Collection of tools related to gathering & analyzing basic blocks, and training & running ML models on them.
A DynamoRIO program to collect basic blocks of a passed in executable.
Usage
First, compile the logger into a shared / dynamically linked library:
# add --release to build in release mode
$ cargo build --package=logger
Finished `dev` profile [unoptimized + debuginfo] target(s) in 0.08s
Run the logger:
# -file=<save path> to specify the output trace path
# -filter to only save basic blocks from the application specified, ignoring any from other libraries
# if you built in release mode, replace 'debug' with 'release' in the path to the shared object
$ ./vendor/drio-11.90/bin64/drrun -c ./target/debug/liblogger.so [-file=<save path>] [-filter] -- <process name>
For example, to trace ls
:
$ ./vendor/drio-11.90/bin64/drrun -c ./target/debug/liblogger.so -- ls
Saved trace to "traces/ls_trace-68792aea.trace".
Summary:
TraceSummary {
application: Application {
name: "ls",
address: 124220501499904,
},
counts: BlockCountStats {
num_blocks: 4067,
num_unique_blocks: 3895,
num_unique_symbolized: 2221,
},
targeted: Some(
BlockCountStats {
num_blocks: 466,
num_unique_blocks: 458,
num_unique_symbolized: 295,
},
),
unique_apps: Some(
5,
),
}
The
.trace
file is a binary file, and to read it, it needs to be deserialized.

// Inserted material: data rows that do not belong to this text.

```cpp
extern "C" int g6d_corr_fft_plan(const G6dCorrSeg* segs, int nseg, int Cin, int Cout, int k, int Tw, int64_t* out) {
  if (!segs || !out || nseg < 1 || nseg > cfft::MAX_SEG || Cin < 1 || Cout < 1) { g6d_set_error("corr_fft_plan: bad arguments"); return G6D_EINVAL; }
  int N[cfft::MAX_SEG], H[cfft::MAX_SEG], W[cfft::MAX_SEG], one[cfft::MAX_SEG];
  for (int i = 0; i < nseg; ++i) { N[i] = segs[i].N; H[i] = segs[i].H; W[i] = segs[i].W; one[i] = 1; }
  cfft::Plan p, q;
  if (!cfft::make_plan(p, Tw, k, nseg, N, H, W) || !cfft::make_plan(q, Tw, k, nseg, one, H, W)) { g6d_set_error("corr_fft_plan: bad sizes"); return G6D_EINVAL; }
  out[0] = p.tiles; out[1] = p.bins; out[2] = p.V;
  out[3] = cfft::spectrum_bytes(Tw, p.tiles, Cin); out[4] = cfft::product_bytes(Tw, p.tiles, Cout); out[5] = cfft::filter_bytes(Tw, Cin, Cout);
  out[6] = q.tiles;
  out[7] = cfft::chunk_queries(Tw, q.tiles, Cin, 1 << 16);
  return G6D_OK;
}

extern "C" int g6d_corr_fft_fwd(const G6dCorrSeg* segs, int nseg, int Cin, int k, int Tw, float* X, g6d_stream_t stream) {
  CfftParams p = {};
  if (int rc = cfft_params(p, "corr_fft_fwd: bad segment (fp32 channels-last maps, 16-byte aligned, ld_in % 4 == 0)", segs, nseg, Cin, k, Tw, true)) return rc;
  if (!X || !g6d_aligned16(X) || Cin % CG) { g6d_set_error("corr_fft_fwd: Cin % 32 == 0 and an aligned spectrum expected"); return G6D_EINVAL; }
  if (cfft::spectrum_bytes(Tw, p.plan.tiles, Cin) >= (1ll << 31)) { g6d_set_error("corr_fft_fwd: spectrum beyond 2 GB, launch fewer queries"); return G6D_ENOSPC; }
  p.Cin = Cin; p.X = X;
  g6d_allow_lds(reinterpret_cast<const void*>(&corrfft_fwd_kernel), FWD_LDS);
  hipLaunchKernelGGL(corrfft_fwd_kernel, dim3(p.plan.tiles, Cin / CG), dim3(NT), FWD_LDS, static_cast<hipStream_t>(stream), p);
  return g6d_check_launch("corr_fft_fwd");
}

extern "C" int g6d_corr_fft_gemm(const float* X, const float* B, float* Y, int tiles, int Cin, int Cout, int Tw, g6d_stream_t stream) {
  if (!X || !B || !Y || tiles < 1 || Tw != T || Cout != 32 || Cin < 32 || Cin % 32 || !g6d_aligned16(X)) {
    g6d_set_error("corr_fft_gemm: T = 32, 32 references, Cin % 32 == 0 expected"); return G6D_EINVAL;
  }
  if (cfft::spectrum_bytes(Tw, tiles, Cin) >= (1ll << 31)) { g6d_set_error("corr_fft_gemm: spectrum beyond 2 GB"); return G6D_ENOSPC; }
  CfftGemm p = {X, B, Y, tiles, cfft::bins(Tw), 2 * Cin, (tiles + GEMM_BM - 1) / GEMM_BM};
  static_assert(cfft::bins(T) % 8 == 0, "blocks of a bin stay on one XCD");
  hipLaunchKernelGGL(corrfft_gemm_kernel, dim3(p.bins * p.mblocks), dim3(GEMM_NT), 0, static_cast<hipStream_t>(stream), p);
  return g6d_check_launch("corr_fft_gemm");
}

extern "C" int g6d_corr_fft_inv(const G6dCorrSeg* segs, int nseg, int Cout, int k, int Tw, const float* Y, g6d_stream_t stream) {
  CfftParams p = {};
  if (int rc = cfft_params(p, "corr_fft_inv: bad segment (ld_out >= 32)", segs, nseg, Cout, k, Tw, false)) return rc;
  if (!Y || Cout != CG) { g6d_set_error("corr_fft_inv: 32 references expected"); return G6D_EINVAL; }
  p.Y = Y;
  g6d_allow_lds(reinterpret_cast<const void*>(&corrfft_inv_kernel), INV_LDS);
  hipLaunchKernelGGL(corrfft_inv_kernel, dim3(p.plan.tiles), dim3(NT), INV_LDS, static_cast<hipStream_t>(stream), p);
  return g6d_check_launch("corr_fft_inv");
}
```

gen6d_amd/csrc/corr_fft_plan.h:

```cpp
#pragma once
#include <stdint.h>

#if defined(__HIPCC__) || defined(__CUDACC__)
#define CFFT_HD __host__ __device__ inline
#else
#define CFFT_HD inline
#endif

namespace cfft {

constexpr int MAX_SEG = 4;

CFFT_HD constexpr bool valid_tk(int T, int K) { return (T == 32 || T == 64) && K >= 1 && (K & 1) && K < T; }
CFFT_HD constexpr int valid_side(int T, int K) { return T - K + 1; }
CFFT_HD constexpr int bins(int T) { return T * (T / 2 + 1); }

struct SegPlan { int H, W, N, tiles_x, tiles_y, tpi, tile0; };
struct Plan {
  int T, K, V, bins, nseg, tiles;
  SegPlan seg[MAX_SEG];
};
struct Tile { int seg, n, y0, x0; };

CFFT_HD int ceil_div(int a, int b) { return (a + b - 1) / b; }

CFFT_HD bool make_plan(Plan& p, int T, int K, int nseg, const int* N, const int* H, const int* W) {
  if (!valid_tk(T, K) || nseg < 1 || nseg > MAX_SEG) return false;
  p.T = T; p.K = K; p.V = valid_side(T, K); p.bins = bins(T); p.nseg = nseg;
  int64_t tiles = 0;
  for (int i = 0; i < nseg; ++i) {
    if (N[i] < 1 || H[i] < 1 || W[i] < 1) return false;
    SegPlan& s = p.seg[i];
    s.H = H[i]; s.W = W[i]; s.N = N[i];
    s.tiles_x = ceil_div(W[i], p.V); s.tiles_y = ceil_div(H[i], p.V);
    s.tpi = s.tiles_x * s.tiles_y; s.tile0 = (int)tiles;
    tiles += (int64_t)s.tpi * N[i];
    if (tiles >= (1ll << 24)) return false;
  }
  p.tiles = (int)tiles;
  return true;
}

CFFT_HD Tile tile_of(const Plan& p, int t) {
  int si = 0;
  for (int i = 1; i < p.nseg; ++i) if (t >= p.seg[i].tile0) si = i;
  const SegPlan& s = p.seg[si];
  const int l = t - s.tile0, n = l / s.tpi, r = l - n * s.tpi, ty = r / s.tiles_x, tx = r - ty * s.tiles_x;
  return {si, n, ty * p.V, tx * p.V};
}
CFFT_HD int window_y(const Plan& p, const Tile& t) { return t.y0 - p.K / 2; }
CFFT_HD int window_x(const Plan& p, const Tile& t) { return t.x0 - p.K / 2; }

CFFT_HD int64_t spectrum_bytes(int T, int64_t tiles, int Cin) { return (int64_t)bins(T) * tiles * 2 * Cin * 4; }
CFFT_HD int64_t product_bytes(int T, int64_t tiles, int R) { return (int64_t)bins(T) * tiles * 2 * R * 4; }
CFFT_HD int64_t filter_bytes(int T, int Cin, int R) { return (int64_t)bins(T) * 2 * Cin * 2 * R * 4; }

CFFT_HD int chunk_queries(int T, int tiles_per_query, int Cin, int want) {
  int q = want;
  while (q > 0 && spectrum_bytes(T, (int64_t)q * tiles_per_query, Cin) >= (1ll << 31)) --q;
  return q;
}

}
```

gen6d_amd/ops.py:

```python
import ctypes as C
import math

import numpy as np
import torch

from . import lib as _lib

_WS = {}
WORKSPACE_BYTES = 96 << 20
MATH_MODE = 0
_MATH_NAMES = {"fp32": 0, "f32": 0, "bf16": 1, "fp16": 2, "f16": 2, 0: 0, 1: 1, 2: 2, None: 0}


class math_mode:

    def __init__(self, mode, inherit_if_none=False):
        self.mode = None if (mode is None and inherit_if_none) else _MATH_NAMES[mode]

    def __enter__(self):
        global MATH_MODE
        self.prev = MATH_MODE
        if self.mode is not None:
            MATH_MODE = self.mode
        return self
# ... 808 lines not shown
def l2norm_split16(x, mode, rng=None):
    _need_gpu(x)
    if x.dtype != torch.float32 or not x.is_contiguous() or x.dim() != 4:
        raise ValueError("l2norm_split16: a dense float32 [N,H,W,C] tap expected")
    N, H, W, Cc = x.shape
    out, ra = _pair_out("l2norm_split16", (N, H, W), Cc, mode, x.device, rng)
    _timed_hbm("l2norm_split16", 4.0 * x.numel() + 2.0 * out.numel(), lambda: _lib.check(_lib.load().g6d_l2norm_split16(
        _ptr(x), Cc, N * H * W, Cc, _ptr(out), int(mode), ra, _stream()), "g6d_l2norm_split16"))
    return _wrap(out, rng)


def vgg_conv1_pool_nhwc16(x, w_oihw, bias, out=None, norm=None, mode=None, rng=None):
    _need_gpu(x, w_oihw, bias)
    mode = MATH_MODE if mode is None else mode
    if mode not in _T16:
        raise RuntimeError("vgg_conv1_pool_nhwc16: mode 1 (bf16), 2 (fp16) or 3 (fp16 pairs)")
    N, Cin, H, W = x.shape
    Cout = w_oihw.shape[0]
    out, ra = _pair_out("vgg_conv1_pool_nhwc16", (N, H // 2, W // 2), Cout, mode, x.device, rng, out)
    mean = std = None
    if norm is not None:
        mean, std = (C.c_float * 3)(*norm[0]), (C.c_float * 3)(*norm[1])
    _lib.check(_lib.load().g6d_vgg_conv1_pool_nhwc16_ex(_ptr(x.contiguous()), N, H, W, _ptr(w_oihw.contiguous()), _ptr(bias), Cin, Cout,
                                                        mean, std, _ptr(out), int(mode), ra, _stream()),
               "g6d_vgg_conv1_pool_nhwc16")
    return _wrap(out, rng)


def conv16_direct_multi(xs, filt, bias, relu=True, full=None, pool=None, kd=1, stats=None, rows_per_group=0, out_full=None, rng=None):
    xs, table_in, slot_in = _pair_inputs(xs)
    if (table_in is not None or rng is not None) and filt.mode != 3:
        raise ValueError("conv16_direct_multi: ranges apply to pairs (mode 3) only")
    ra = _range_arg(table_in, slot_in, rng)
    _need_gpu(filt.data, *xs)
    mode = filt.mode
    t16 = _T16[mode]
    Cout, taps, Cin = filt.Cout, filt.taps, filt.Cin
    if taps != 9 * kd:
        raise ValueError("conv16_direct_multi: filters / kd mismatch")
    pair = mode == 3
    code = {None: 0, "t16": 3 if pair else 1, torch.float32: 2}
    if full not in code or pool not in code:
        raise ValueError('conv16_direct_multi: output types are None, torch.float32 or "t16"')
    segs = (_lib.G6dConv16Seg * len(xs))()
    fulls, pools, flops, sizes, nbytes = [], [], 0.0, [], 2.0 * filt.data.numel()
    nd = (4 if kd == 1 else 5) + (1 if pair else 0)
    for i, x in enumerate(xs):
        if x.dtype != t16 or not x.is_contiguous() or x.dim() != nd or x.shape[-1] != Cin or (pair and x.shape[-2] != 2):
            raise ValueError(f"conv16_direct_multi: input {i} must be a dense {t16} channels-last tensor with {Cin} channels{' in hi / lo planes' if pair else ''}")
        N, D, H, W = (x.shape[0], 1, x.shape[1], x.shape[2]) if kd == 1 else tuple(x.shape[:4])
        lead = (N, H, W) if kd == 1 else (N, D, H, W)

        def alloc(kind, lead_):
            if kind is None:
                return None
            if kind == "t16":
                return torch.empty(lead_ + ((2, Cout) if pair else (Cout,)), dtype=t16, device=x.device)
            return torch.empty(lead_ + (Cout,), dtype=torch.float32, device=x.device)
        q = alloc(pool, (N, H // 2, W // 2))
        ld_f = None
        if out_full is not None:
            f = out_full[i]
            want_t = torch.float32 if full is torch.float32 else t16
            nel = N * D * H * W * Cout * (2 if (pair and full == "t16") else 1)
            if full is None or f.dtype != want_t or f.numel() != nel or f.stride(-1) != 1:
                raise ValueError("conv16_direct_multi: out_full must hold the outputs' type and size")
            if not f.is_contiguous():
                ld_f = f.stride(-2)
                if full is not torch.float32 or f.shape[-1] != Cout or any(f.stride(d) != f.stride(d + 1) * f.shape[d + 1] for d in range(f.dim() - 2)):
                    raise ValueError("conv16_direct_multi: a strided out_full must be an fp32 channel slice of dense rows")
        else:
            f = alloc(full, lead)
        fulls.append(f); pools.append(q)
        ld = lambda t_: (2 * Cout if t_.dtype != torch.float32 and pair else Cout)
        segs[i] = _lib.G6dConv16Seg(in_=x.data_ptr(), out_full=f.data_ptr() if f is not None else None,
                                    out_pool=q.data_ptr() if q is not None else None, N=N, D=D, H=H, W=W, ld_in=(2 if pair else 1) * Cin,
                                    ld_full=(ld_f or ld(f)) if f is not None else 0, ld_pool=ld(q) if q is not None else 0)
        flops += 2.0 * N * D * H * W * Cout * taps * Cin
        nbytes += x.numel() * 2.0 + sum(t.numel() * t.element_size() for t in (f, q) if t is not None)
        sizes.append("x".join(str(v) for v in lead))
    _timed(PROFILE is not None,
           lambda: _lib.check(_lib.load().g6d_conv16_direct_multi_ex(
               segs, len(xs), Cin, _ptr(filt.data), int(filt.layout), float(filt.acc_scale), _ptr(bias), Cout, int(kd), int(bool(relu)), code[full],
               code[pool], int(mode), _ptr(stats), int(rows_per_group), ra, _stream()), "g6d_conv16_direct_multi"),
           lambda e0, e1: PROFILE.append((flops, e0, e1, f"{'conv16x3' if pair else 'conv16'} direct in={'+'.join(sizes)}x{Cin} out={Cout} k={'3x' if kd == 3 else ''}3x3"
                                          f"{' full' if full is not None else ''}{' pool' if pool is not None else ''}{' stats' if stats is not None else ''}", nbytes, flops)))
    if rng is not None:
        fulls = [_wrap(f, rng) if full == "t16" else f for f in fulls]
        pools = [_wrap(q, rng) if pool == "t16" else q for q in pools]
    return fulls, pools
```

Set of tools relating to tokenizing, training models, and running inference.
Setup
Make sure the virutal environment is active & dependencies are installed:
source .venv/bin/activate
uv pip install -e .
Build ffi components:
cd ./ffi
cargo build
maturin develop
cd ../
Usage
The /ml
folder contains various utilities relating to machine learning.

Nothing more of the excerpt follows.